Brian: We are just a mutual admiration society today, because I totally agree as well. It is hard to believe that this is the same Roberson who butchered that Ashley Strode story with Mike Norton last year. Perhaps, as you said, he was writing specifically for Grist here, as opposed to the “Hellboy and the B.P.R.D.” stuff, where he may not know ahead of time who is taking which arc. Whatever he did here, I hope he keeps it up.
Anything else to add before we grade this?
Mark: Yeah, I have to go on a bit of a Grist and Crabtree love rant.
There’s this bit of recurring imagery Grist has been using since issue #2, which is a vertical panel of the Mathers’ house as an establishing shot. He’s used it to show what the house looks like throughout the seasons. In this issue, it’s used to show the oncoming winter of Ruby’s life, but also to show the impact this is having on Michael. Look at the house in the summer in prior issues, now look at it in this issue; the grass is overgrown. In the final winter panel, the sidewalk is covered in snow where in previous years it was always shoveled clean. I love this stuff. It says so much with so little.Continued below
Then look at what Bill Crabtree does with this stuff. He takes the establishing shot of the house and the season and uses it as a springboard for the colors in everything that follows up to the next establishing shot of the house until we get to the end when everything is coated in white.
And then Michael lays the lilies on Ruby’s grave. Lilies have been a major part of the Hellboy universe for a long time, growing in King Thoth’s garden where he kept the angel Anum’s hand. The lilies growing out of Hellboy’s blood was seen as a sign of the divine. But in “The Visitor: How and Why He Stayed” they’ve been recontextualized to represent a sign not of something divine, but as something human that is as beautiful as the divine. Honestly, the level of visual storytelling in this issue blew me away.
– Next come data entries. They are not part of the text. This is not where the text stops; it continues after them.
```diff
@@ -301,6 +306,41 @@
         }
         return true;
     };
+    auto group_pipe = [&]() {
+        int l;
+        asm volatile("v_mbcnt_lo_u32_b32 %0, -1, 0\n\tv_mbcnt_hi_u32_b32 %0, -1, %0" : "=v"(l));
+        const char* kl = kimg + l * 16;
+        bf16x8 kf = *reinterpret_cast<const bf16x8*>(kl);
+        f32x16 sa = __builtin_amdgcn_mfma_f32_32x32x16_bf16(kf, qb[0], zero16, 0, 0, 0), sb;
+        bf16x8 vf[2];
+#pragma unroll
+        for (int u = 0; u < 4 * QB; ++u) {
+            const int t = u / QB, j = u % QB;
+            if (u + 1 < 4 * QB) {
+                const int tn = (u + 1) / QB, jn = (u + 1) % QB;
+                if (jn == 0) kf = *reinterpret_cast<const bf16x8*>(kl + tn * 64 * 16);
+                sb = __builtin_amdgcn_mfma_f32_32x32x16_bf16(kf, qb[jn], zero16, 0, 0, 0);
+            }
+            if (j == 0) {
+#pragma unroll
+                for (int ks = 0; ks < 2; ++ks) {
+                    const char* vrow = vt + r * PITCH2 + (t * 32 + 16 * ks + 4 * h) * 2;
+                    const bf16x4 va = *reinterpret_cast<const bf16x4*>(vrow);
+                    const bf16x4 vb = *reinterpret_cast<const bf16x4*>(vrow + 16);
+                    vf[ks] = bf16x8{va[0], va[1], va[2], va[3], vb[0], vb[1], vb[2], vb[3]};
+                }
+            }
+#pragma unroll
+            for (int ks = 0; ks < 2; ++ks) {
+                bf16x8 pf;
+#pragma unroll
+                for (int e = 0; e < 8; ++e) pf[e] = (bf16_t)__builtin_amdgcn_exp2f(sa[8 * ks + e]);
+                oacc[j] = __builtin_amdgcn_mfma_f32_32x32x16_bf16(vf[ks], pf, oacc[j], 0, 0, 0);
+                lacc[j] = __builtin_amdgcn_mfma_f32_16x16x32_bf16(sel, pf, lacc[j], 0, 0, 0);
+            }
+            sa = sb;
+        }
+    };
     auto thresh_of_wave = [&]() -> int {
         float m = m_run[0];
 #pragma unroll
@@ -312,8 +352,16 @@
         return __builtin_amdgcn_readfirstlane(__builtin_bit_cast(int, th));
     };
     int thresh_bits = __builtin_amdgcn_readfirstlane(__builtin_bit_cast(int, -1.f));
+    bool knext_stale = false;
     auto stage_v = [&](const int k0) {
         __syncthreads();
+        if constexpr (PIPE) {
+            if (tid < KT2) {
+                const int key = k0 + tid;
+                *reinterpret_cast<bf16x8*>(kimg + ((tid >> 5) * 64 + (tid & 31)) * 16) =
+                    *reinterpret_cast<const bf16x8*>(base + (int64_t)(key < N ? key : N - 1) * cs + p.koff);
+            }
+        }
 #pragma unroll
         for (int part = 0; part < KT2 / 128; ++part) {
             const int ka = k0 + part * 128 + 2 * kp, kbb = ka + 1;
@@ -340,6 +388,15 @@
     };
 
     for (int k0 = 0; k0 < N; k0 += KT2) {
+        if constexpr (PIPE) {
+            if (k0 != 0 && k0 + KT2 <= N && knorm_bits[k0 / KT2] <= thresh_bits) {
+                stage_v(k0);
+                group_pipe();
+                knext_stale = true;
+                continue;
+            }
+            if (knext_stale) { knext = load_k(k0); knext_stale = false; }
+        }
         stage_v(k0);
         int sub = 0;
         bf16x8 kf = knext;
@@ -390,8 +447,10 @@
     const int rec = ctx->prof_open(dtype == SR_DTYPE_BF16 ? "attn<bf16>" : "attn<f32>", 2.0 * B * (double)N * N * 40.0,
                                    (double)B * N * 80.0 * esz, st);
     if (dtype == SR_DTYPE_BF16) {
-        static const int qb_env = [] { const char* e = getenv("SR355_ATTN_QB"); return e ? atoi(e) : 2; }();
-        const int QBr = qb_env == 1 ? 1 : 2;
+        const char* qb_env = getenv("SR355_ATTN_QB");
+        const char* legacy_env = getenv("SR355_ATTN_LEGACY");
+        const int QBr = qb_env && atoi(qb_env) == 1 ? 1 : 2;
+        const bool legacy = legacy_env && *legacy_env && strcmp(legacy_env, "0") != 0;
         const int64_t nwg = (int64_t)B * ((N + 128 * QBr - 1) / (128 * QBr));
         const int ngroups = (N + KT2 - 1) / KT2;
         if (nwg >= (1ll << 31) || (int64_t)B * ngroups >= (1ll << 31)) { ctx->prof_close(rec, st); return ctx->fail(SR_ERR_INVALID, "attention: too many workgroups for one launch"); }
@@ -399,8 +458,10 @@
         if (!kn) { ctx->prof_close(rec, st); return SR_ERR_OOM; }
         p.knorm = kn;
         hipLaunchKernelGGL(attn_knorm_kernel, dim3((unsigned)((int64_t)B * ngroups)), dim3(64), 0, st, reinterpret_cast<const bf16_t*>(qkv) + 0, cs, koff, N, ngroups, kn);
-        if (QBr == 1) hipLaunchKernelGGL(attn_bf16_kernel<1>, dim3((unsigned)nwg), dim3(256), 0, st, p);
-        else hipLaunchKernelGGL(attn_bf16_kernel<2>, dim3((unsigned)nwg), dim3(256), 0, st, p);
+        if (QBr == 1 && legacy) hipLaunchKernelGGL((attn_bf16_kernel<1, false>), dim3((unsigned)nwg), dim3(256), 0, st, p);
+        else if (QBr == 1) hipLaunchKernelGGL((attn_bf16_kernel<1, true>), dim3((unsigned)nwg), dim3(256), 0, st, p);
+        else if (legacy) hipLaunchKernelGGL((attn_bf16_kernel<2, false>), dim3((unsigned)nwg), dim3(256), 0, st, p);
+        else hipLaunchKernelGGL((attn_bf16_kernel<2, true>), dim3((unsigned)nwg), dim3(256), 0, st, p);
     }
     else hipLaunchKernelGGL(attn_f32_kernel, grid, dim3(256), 0, st, p);
     ctx->prof_close(rec, st);
```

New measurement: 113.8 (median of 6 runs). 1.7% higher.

Brian: I’ll get in on this love fest a little bit, too.
Grist is possibly the best pure storyteller in the Mignolaverse ranks aside from Mignola himself. This issue unfolds at a perfect pace, and everything is given room to breathe. The scenes with Ruby always begin with Michael either out of the room or far away from her, exhibiting the distance that now exists between them, and then you see Michael do whatever he can to cut that distance. Until we see her at the end, passed away on the couch, that he can no longer bridge the gap between them.
Small details like that remind me of the old cliché that comics can do things no other medium can, although that is usually relegated to concepts that would be impossible to film due to budget or special effects limitations. But something like this, due to the static nature of panels, can illustrate these ideas in a different way than a film couldn’t.
To me, this is an 8.5 comic. It’s a great installment that will really help the miniseries overall.
Mark: I’m going with a 9, because this wasn’t just a great issue, it was an issue that reframed sequences in prior issues, elevating my enjoyment of “The Visitor: How and Why He Stayed” as a whole. The team works so harmoniously together here. This issue was an utter pleasure to read.
Final verdict: 8.75. A truly moving issue.